Data records:

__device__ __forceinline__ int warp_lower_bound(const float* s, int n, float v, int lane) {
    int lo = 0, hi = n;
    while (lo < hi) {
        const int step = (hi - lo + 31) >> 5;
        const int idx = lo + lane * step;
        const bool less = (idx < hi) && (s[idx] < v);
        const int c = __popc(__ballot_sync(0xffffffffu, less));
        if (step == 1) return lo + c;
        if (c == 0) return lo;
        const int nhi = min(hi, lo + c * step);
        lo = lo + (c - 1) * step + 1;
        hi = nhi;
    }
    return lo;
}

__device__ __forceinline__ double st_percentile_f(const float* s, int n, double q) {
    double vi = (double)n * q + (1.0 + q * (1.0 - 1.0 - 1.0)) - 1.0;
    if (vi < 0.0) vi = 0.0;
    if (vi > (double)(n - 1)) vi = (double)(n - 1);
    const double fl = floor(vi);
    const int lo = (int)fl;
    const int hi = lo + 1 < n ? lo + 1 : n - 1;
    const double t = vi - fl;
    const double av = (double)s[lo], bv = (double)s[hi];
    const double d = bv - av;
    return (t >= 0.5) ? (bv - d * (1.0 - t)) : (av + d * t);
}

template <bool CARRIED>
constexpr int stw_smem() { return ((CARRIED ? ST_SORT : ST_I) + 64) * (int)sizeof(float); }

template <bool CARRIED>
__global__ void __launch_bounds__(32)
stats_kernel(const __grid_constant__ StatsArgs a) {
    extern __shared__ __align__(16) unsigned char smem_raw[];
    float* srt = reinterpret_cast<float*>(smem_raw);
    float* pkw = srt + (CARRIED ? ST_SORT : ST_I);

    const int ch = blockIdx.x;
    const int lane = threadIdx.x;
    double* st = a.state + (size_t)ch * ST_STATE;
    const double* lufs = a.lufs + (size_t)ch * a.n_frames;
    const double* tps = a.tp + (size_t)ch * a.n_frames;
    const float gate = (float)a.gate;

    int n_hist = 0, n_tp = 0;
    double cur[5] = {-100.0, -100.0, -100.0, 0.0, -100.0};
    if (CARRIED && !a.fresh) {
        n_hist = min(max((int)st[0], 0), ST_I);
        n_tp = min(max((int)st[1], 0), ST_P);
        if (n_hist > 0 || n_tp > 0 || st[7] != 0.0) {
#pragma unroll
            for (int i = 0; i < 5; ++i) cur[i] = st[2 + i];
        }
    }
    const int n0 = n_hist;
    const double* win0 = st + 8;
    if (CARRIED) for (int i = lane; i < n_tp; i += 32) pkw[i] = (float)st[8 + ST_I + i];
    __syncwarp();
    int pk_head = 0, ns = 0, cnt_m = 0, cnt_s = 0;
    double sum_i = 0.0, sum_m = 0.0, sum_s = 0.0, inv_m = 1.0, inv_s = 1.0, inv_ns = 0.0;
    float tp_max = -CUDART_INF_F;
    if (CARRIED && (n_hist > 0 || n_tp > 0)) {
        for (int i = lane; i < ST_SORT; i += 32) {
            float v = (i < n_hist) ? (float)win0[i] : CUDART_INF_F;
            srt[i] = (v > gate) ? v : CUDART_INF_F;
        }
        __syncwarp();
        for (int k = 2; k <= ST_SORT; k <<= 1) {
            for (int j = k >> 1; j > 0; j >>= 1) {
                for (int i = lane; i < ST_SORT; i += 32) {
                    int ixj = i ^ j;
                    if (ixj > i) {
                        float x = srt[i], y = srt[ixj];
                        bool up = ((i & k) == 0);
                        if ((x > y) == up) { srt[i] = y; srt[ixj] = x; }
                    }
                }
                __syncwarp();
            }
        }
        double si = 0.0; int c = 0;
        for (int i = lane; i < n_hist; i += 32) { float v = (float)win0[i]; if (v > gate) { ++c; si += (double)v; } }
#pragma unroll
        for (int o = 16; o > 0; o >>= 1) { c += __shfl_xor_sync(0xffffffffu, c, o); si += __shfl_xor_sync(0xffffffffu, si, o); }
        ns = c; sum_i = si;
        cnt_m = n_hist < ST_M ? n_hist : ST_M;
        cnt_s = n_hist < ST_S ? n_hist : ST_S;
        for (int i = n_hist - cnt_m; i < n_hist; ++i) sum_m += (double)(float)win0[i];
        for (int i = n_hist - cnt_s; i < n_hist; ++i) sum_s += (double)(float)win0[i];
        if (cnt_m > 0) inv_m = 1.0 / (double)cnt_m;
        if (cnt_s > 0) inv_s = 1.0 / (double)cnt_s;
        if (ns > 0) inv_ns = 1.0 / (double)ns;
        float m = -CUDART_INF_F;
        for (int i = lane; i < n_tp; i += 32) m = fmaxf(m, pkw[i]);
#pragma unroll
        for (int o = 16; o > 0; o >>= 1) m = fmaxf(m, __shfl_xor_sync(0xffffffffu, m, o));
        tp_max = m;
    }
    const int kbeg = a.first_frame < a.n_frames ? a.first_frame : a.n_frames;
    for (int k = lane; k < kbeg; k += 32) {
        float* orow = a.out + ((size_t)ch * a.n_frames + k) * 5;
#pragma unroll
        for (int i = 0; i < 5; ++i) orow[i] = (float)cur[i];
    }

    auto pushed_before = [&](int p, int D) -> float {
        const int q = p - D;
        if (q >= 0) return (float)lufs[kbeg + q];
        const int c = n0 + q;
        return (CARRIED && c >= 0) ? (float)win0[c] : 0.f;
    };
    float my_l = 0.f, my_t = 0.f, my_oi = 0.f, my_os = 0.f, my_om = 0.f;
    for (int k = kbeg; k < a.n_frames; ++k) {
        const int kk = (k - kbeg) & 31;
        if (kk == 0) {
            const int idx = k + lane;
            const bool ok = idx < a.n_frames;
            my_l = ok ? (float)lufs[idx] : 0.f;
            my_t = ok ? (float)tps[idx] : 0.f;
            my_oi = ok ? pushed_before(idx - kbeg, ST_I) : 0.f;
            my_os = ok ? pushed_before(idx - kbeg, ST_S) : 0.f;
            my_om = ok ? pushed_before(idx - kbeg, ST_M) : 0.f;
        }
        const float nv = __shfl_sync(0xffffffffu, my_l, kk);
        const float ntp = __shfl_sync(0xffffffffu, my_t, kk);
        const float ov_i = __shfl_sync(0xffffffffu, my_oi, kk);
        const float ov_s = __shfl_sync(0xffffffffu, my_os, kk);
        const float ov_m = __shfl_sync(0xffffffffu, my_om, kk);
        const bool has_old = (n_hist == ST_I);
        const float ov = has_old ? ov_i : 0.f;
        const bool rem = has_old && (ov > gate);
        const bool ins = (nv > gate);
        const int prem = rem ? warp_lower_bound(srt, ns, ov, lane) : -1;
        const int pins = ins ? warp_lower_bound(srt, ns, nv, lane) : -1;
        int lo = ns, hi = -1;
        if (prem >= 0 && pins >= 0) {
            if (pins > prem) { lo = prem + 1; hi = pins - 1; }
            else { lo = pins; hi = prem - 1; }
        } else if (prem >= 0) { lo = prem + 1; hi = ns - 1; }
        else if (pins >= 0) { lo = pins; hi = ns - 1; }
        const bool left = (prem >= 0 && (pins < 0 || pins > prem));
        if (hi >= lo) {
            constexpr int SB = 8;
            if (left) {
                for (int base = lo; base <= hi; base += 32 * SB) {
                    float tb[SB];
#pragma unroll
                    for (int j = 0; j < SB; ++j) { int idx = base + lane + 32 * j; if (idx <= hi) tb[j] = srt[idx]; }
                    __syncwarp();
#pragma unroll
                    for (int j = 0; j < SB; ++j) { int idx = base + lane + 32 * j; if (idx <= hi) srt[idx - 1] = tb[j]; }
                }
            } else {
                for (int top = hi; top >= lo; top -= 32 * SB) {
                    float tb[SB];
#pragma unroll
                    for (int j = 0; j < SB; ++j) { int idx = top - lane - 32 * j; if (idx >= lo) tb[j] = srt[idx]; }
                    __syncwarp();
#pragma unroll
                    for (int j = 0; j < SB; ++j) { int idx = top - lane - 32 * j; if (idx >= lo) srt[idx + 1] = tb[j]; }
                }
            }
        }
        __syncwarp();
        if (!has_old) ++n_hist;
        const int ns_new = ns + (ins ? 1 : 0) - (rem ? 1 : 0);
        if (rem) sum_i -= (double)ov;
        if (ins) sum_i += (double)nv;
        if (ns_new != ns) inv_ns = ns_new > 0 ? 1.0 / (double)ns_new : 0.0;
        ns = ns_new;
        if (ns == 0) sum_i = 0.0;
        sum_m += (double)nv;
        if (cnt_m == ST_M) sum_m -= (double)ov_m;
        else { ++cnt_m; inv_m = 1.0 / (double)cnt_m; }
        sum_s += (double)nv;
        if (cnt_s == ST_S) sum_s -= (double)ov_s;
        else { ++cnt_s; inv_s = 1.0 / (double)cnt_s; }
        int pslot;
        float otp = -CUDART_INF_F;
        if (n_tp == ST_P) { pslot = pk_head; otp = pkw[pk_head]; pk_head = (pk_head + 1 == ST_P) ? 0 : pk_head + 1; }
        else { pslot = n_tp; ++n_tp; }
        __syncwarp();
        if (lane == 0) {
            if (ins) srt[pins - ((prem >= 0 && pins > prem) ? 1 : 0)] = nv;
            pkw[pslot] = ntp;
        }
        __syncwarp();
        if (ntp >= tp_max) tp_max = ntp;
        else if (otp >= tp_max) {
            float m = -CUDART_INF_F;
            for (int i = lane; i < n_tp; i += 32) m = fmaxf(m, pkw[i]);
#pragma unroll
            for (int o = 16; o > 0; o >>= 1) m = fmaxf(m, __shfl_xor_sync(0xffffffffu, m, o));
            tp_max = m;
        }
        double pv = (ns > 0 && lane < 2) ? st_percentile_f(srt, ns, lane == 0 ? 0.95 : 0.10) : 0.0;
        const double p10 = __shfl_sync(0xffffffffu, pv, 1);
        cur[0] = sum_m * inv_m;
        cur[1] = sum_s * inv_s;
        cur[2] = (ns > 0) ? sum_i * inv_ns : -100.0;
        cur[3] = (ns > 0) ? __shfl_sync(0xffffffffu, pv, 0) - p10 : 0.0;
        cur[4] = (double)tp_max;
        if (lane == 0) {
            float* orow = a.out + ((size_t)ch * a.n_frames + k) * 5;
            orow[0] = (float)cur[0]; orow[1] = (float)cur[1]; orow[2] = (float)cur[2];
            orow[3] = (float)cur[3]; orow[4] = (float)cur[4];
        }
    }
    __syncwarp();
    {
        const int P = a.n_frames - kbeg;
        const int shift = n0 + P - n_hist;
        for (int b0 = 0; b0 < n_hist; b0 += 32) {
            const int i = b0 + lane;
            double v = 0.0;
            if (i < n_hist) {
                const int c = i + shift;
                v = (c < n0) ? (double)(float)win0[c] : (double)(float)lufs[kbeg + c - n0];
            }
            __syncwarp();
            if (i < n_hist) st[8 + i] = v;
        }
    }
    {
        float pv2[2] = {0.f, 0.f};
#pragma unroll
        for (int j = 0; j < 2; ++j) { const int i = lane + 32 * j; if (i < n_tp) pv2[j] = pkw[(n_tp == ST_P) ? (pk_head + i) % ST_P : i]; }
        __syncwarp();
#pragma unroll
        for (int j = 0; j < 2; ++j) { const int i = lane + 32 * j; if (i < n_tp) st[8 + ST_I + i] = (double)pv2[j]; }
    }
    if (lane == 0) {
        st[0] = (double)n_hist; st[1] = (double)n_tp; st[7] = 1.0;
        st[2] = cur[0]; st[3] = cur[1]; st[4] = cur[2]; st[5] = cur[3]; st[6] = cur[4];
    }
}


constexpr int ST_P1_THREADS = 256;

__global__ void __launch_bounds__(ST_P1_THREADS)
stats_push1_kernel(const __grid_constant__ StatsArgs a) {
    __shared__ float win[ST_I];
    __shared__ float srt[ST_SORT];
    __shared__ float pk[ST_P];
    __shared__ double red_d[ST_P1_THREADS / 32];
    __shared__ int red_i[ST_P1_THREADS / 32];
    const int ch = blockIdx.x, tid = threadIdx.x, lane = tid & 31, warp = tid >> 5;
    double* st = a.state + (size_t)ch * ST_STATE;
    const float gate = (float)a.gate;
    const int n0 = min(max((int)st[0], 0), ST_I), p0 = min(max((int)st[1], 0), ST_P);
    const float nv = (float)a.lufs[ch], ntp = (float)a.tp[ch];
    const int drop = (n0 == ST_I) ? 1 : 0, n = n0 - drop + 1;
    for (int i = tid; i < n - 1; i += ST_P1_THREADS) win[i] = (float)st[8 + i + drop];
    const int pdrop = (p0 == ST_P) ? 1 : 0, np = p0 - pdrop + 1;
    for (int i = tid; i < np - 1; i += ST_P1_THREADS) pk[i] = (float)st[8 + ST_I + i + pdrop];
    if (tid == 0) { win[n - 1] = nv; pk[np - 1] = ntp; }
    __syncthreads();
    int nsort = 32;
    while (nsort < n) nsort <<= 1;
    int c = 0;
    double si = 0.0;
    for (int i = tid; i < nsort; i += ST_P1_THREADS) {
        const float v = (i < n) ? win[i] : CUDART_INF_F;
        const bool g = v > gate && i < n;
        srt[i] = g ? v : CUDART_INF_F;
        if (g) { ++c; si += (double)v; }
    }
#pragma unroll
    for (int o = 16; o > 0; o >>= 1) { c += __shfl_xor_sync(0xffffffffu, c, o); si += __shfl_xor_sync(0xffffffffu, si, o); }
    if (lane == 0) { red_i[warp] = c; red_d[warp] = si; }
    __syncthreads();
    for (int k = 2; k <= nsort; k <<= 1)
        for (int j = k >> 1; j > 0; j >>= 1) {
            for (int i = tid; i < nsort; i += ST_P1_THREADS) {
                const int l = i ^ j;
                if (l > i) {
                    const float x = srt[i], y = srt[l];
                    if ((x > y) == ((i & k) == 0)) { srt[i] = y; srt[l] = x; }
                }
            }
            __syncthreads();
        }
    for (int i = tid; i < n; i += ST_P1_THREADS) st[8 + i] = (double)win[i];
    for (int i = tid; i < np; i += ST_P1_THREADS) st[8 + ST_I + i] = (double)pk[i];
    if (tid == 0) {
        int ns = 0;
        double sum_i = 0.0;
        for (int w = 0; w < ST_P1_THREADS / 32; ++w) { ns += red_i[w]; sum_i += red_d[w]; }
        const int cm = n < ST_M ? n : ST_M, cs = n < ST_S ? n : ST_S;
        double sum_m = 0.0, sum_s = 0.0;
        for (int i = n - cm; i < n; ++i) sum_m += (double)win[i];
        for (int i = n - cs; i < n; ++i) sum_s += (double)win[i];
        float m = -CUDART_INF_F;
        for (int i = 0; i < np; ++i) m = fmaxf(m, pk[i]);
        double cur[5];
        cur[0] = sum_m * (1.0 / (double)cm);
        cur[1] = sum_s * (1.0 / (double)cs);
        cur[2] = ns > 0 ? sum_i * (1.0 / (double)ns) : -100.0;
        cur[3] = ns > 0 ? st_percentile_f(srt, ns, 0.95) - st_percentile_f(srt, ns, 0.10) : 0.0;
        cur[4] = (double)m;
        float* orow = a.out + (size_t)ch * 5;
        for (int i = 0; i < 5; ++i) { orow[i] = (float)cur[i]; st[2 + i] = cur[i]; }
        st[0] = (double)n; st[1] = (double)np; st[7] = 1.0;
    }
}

Requirement:
All lines above that contain the word "lufs" are to be copied.

Result for this exercise:
    const double* lufs = a.lufs + (size_t)ch * a.n_frames;
        if (q >= 0) return (float)lufs[kbeg + q];
            my_l = ok ? (float)lufs[idx] : 0.f;
                v = (c < n0) ? (double)(float)win0[c] : (double)(float)lufs[kbeg + c - n0];
    const float nv = (float)a.lufs[ch], ntp = (float)a.tp[ch];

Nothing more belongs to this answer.